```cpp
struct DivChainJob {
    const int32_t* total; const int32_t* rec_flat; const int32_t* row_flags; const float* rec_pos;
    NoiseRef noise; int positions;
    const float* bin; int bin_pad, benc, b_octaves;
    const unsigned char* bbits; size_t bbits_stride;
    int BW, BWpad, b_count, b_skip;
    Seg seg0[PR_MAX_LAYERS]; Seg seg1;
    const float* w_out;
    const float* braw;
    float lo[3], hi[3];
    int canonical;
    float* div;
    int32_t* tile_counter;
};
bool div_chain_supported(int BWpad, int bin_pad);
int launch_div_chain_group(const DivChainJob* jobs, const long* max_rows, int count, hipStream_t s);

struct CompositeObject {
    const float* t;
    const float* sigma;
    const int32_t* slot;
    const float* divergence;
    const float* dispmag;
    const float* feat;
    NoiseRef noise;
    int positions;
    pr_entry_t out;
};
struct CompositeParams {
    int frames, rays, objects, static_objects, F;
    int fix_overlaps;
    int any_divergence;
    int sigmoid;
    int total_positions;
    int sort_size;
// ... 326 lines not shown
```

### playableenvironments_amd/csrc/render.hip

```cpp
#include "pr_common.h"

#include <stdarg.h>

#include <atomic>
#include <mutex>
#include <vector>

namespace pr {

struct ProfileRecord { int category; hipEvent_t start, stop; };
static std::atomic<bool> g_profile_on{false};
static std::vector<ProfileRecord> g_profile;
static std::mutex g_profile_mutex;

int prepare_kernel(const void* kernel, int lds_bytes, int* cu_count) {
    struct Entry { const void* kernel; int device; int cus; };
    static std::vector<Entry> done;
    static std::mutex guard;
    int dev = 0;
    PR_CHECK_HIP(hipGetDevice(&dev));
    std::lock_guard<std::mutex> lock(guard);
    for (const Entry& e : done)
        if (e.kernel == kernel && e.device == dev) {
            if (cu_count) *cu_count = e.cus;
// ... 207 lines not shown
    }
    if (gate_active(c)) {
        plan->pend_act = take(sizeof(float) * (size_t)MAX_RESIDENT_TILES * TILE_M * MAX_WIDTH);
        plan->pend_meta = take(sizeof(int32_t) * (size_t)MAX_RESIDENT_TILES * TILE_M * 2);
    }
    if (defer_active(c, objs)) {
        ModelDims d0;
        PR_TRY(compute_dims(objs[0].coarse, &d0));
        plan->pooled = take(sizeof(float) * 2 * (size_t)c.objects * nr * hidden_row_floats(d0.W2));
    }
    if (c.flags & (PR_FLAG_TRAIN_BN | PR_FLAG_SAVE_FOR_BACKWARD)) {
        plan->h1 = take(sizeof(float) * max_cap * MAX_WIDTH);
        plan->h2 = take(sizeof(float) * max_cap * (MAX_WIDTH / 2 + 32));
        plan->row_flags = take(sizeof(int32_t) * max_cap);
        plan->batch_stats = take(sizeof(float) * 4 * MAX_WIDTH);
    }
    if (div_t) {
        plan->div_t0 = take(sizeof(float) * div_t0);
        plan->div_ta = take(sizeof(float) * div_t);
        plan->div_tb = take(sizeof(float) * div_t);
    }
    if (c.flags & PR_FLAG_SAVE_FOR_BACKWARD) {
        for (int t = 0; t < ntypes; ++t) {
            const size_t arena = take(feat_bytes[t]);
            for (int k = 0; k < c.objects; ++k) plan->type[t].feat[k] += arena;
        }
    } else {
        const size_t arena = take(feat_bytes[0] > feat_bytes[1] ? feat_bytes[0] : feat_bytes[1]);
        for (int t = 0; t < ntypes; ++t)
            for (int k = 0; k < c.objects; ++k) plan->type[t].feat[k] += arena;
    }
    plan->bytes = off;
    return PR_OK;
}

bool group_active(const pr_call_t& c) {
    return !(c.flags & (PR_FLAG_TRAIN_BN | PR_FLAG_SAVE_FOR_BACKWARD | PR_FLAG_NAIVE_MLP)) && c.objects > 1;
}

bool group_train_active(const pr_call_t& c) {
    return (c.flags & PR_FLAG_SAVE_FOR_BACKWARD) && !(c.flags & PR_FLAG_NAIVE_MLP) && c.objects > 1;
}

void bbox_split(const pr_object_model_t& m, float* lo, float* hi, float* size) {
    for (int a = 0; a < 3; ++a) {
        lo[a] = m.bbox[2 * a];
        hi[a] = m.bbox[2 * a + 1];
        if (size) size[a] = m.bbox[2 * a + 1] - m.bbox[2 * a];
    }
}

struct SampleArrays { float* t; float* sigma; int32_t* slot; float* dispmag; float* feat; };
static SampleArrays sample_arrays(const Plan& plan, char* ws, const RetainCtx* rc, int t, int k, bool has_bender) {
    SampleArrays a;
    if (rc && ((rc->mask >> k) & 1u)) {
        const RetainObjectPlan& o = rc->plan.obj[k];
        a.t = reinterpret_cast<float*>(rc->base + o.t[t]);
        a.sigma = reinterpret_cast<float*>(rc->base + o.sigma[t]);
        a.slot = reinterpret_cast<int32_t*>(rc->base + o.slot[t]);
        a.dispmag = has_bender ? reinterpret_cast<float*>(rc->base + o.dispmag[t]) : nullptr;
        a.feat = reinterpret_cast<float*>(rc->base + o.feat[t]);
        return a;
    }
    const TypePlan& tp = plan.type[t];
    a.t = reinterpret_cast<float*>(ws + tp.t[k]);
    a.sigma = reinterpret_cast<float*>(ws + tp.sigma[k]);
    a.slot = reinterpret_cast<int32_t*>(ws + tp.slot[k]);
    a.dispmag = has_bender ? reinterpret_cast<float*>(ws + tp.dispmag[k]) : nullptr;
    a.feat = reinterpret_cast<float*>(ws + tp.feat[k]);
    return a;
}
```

········

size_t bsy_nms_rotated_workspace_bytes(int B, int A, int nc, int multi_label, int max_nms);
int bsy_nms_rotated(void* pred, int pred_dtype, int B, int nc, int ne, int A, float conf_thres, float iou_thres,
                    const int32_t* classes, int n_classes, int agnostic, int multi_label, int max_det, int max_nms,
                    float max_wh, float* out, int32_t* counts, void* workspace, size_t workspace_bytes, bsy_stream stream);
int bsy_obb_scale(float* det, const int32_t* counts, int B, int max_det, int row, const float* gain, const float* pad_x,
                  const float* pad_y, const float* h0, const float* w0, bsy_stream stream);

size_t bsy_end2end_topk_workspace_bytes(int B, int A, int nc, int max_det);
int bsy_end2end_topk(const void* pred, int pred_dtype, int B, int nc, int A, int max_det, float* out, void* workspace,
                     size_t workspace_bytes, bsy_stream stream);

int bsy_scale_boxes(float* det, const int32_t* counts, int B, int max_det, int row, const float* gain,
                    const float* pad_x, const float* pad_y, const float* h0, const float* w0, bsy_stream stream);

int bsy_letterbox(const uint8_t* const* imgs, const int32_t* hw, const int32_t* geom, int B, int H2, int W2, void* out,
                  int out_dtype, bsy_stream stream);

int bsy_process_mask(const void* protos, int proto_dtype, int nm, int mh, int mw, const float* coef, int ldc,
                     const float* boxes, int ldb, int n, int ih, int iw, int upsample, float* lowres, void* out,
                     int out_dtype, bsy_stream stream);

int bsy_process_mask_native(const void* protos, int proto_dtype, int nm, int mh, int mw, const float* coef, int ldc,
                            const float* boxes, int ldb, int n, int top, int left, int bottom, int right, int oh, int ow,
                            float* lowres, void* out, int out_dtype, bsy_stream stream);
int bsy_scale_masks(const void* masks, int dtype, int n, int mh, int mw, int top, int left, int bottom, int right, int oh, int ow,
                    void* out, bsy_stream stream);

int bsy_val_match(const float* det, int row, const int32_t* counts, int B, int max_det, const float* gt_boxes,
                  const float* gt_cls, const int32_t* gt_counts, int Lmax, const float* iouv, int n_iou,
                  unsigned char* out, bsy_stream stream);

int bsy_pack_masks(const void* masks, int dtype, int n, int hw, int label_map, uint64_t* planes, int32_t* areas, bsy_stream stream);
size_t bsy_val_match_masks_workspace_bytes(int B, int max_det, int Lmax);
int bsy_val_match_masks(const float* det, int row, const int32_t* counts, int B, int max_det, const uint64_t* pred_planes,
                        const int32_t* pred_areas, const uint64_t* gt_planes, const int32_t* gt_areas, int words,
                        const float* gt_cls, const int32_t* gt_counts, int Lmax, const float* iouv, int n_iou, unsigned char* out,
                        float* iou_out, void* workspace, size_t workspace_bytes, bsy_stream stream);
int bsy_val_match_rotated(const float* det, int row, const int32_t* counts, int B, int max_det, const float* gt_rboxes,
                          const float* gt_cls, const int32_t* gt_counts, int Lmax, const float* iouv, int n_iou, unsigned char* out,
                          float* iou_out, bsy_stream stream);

········

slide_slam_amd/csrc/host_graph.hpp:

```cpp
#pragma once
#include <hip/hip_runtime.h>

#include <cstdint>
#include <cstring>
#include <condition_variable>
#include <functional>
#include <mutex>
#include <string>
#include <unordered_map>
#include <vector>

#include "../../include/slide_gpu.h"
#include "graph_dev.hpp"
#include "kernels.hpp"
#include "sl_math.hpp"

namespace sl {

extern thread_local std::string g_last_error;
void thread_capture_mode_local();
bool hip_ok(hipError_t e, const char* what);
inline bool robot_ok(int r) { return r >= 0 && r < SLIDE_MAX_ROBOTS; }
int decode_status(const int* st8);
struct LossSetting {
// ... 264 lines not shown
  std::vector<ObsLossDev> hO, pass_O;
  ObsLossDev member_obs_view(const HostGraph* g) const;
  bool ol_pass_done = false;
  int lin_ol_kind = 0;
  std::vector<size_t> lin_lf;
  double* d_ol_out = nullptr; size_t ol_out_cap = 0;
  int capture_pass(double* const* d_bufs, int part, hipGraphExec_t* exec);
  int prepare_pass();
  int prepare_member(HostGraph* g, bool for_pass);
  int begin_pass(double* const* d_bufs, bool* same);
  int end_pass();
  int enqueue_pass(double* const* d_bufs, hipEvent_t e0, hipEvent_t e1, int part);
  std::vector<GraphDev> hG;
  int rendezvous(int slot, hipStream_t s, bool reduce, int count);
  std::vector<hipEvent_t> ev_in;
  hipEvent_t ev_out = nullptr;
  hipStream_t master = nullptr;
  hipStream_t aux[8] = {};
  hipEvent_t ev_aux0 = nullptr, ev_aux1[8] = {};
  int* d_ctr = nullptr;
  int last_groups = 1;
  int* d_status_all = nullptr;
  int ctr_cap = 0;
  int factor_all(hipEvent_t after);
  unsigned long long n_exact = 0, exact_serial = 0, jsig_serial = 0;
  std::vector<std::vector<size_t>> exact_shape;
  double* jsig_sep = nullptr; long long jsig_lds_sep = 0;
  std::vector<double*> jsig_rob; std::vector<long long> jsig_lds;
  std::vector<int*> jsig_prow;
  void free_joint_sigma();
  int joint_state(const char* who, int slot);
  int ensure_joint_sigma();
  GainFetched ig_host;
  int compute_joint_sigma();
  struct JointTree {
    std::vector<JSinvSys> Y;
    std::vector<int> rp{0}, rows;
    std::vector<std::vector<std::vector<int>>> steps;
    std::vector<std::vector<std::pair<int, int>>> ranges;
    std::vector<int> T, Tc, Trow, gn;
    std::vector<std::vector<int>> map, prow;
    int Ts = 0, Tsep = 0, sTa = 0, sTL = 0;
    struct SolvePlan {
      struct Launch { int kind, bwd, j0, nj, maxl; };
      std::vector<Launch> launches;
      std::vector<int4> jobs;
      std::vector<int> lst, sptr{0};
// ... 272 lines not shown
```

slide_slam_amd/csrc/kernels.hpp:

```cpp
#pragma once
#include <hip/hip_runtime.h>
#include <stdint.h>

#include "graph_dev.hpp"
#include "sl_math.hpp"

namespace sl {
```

········

Reproduce only the lines above, starting at the line with "int bsy_scale_masks(const void*" and ending at the line with "int bsy_val_match(const float*", exactly as written.

■ OUTPUT OF THE TASK ■
int bsy_scale_masks(const void* masks, int dtype, int n, int mh, int mw, int top, int left, int bottom, int right, int oh, int ow,
                    void* out, bsy_stream stream);

int bsy_val_match(const float* det, int row, const int32_t* counts, int B, int max_det, const float* gt_boxes,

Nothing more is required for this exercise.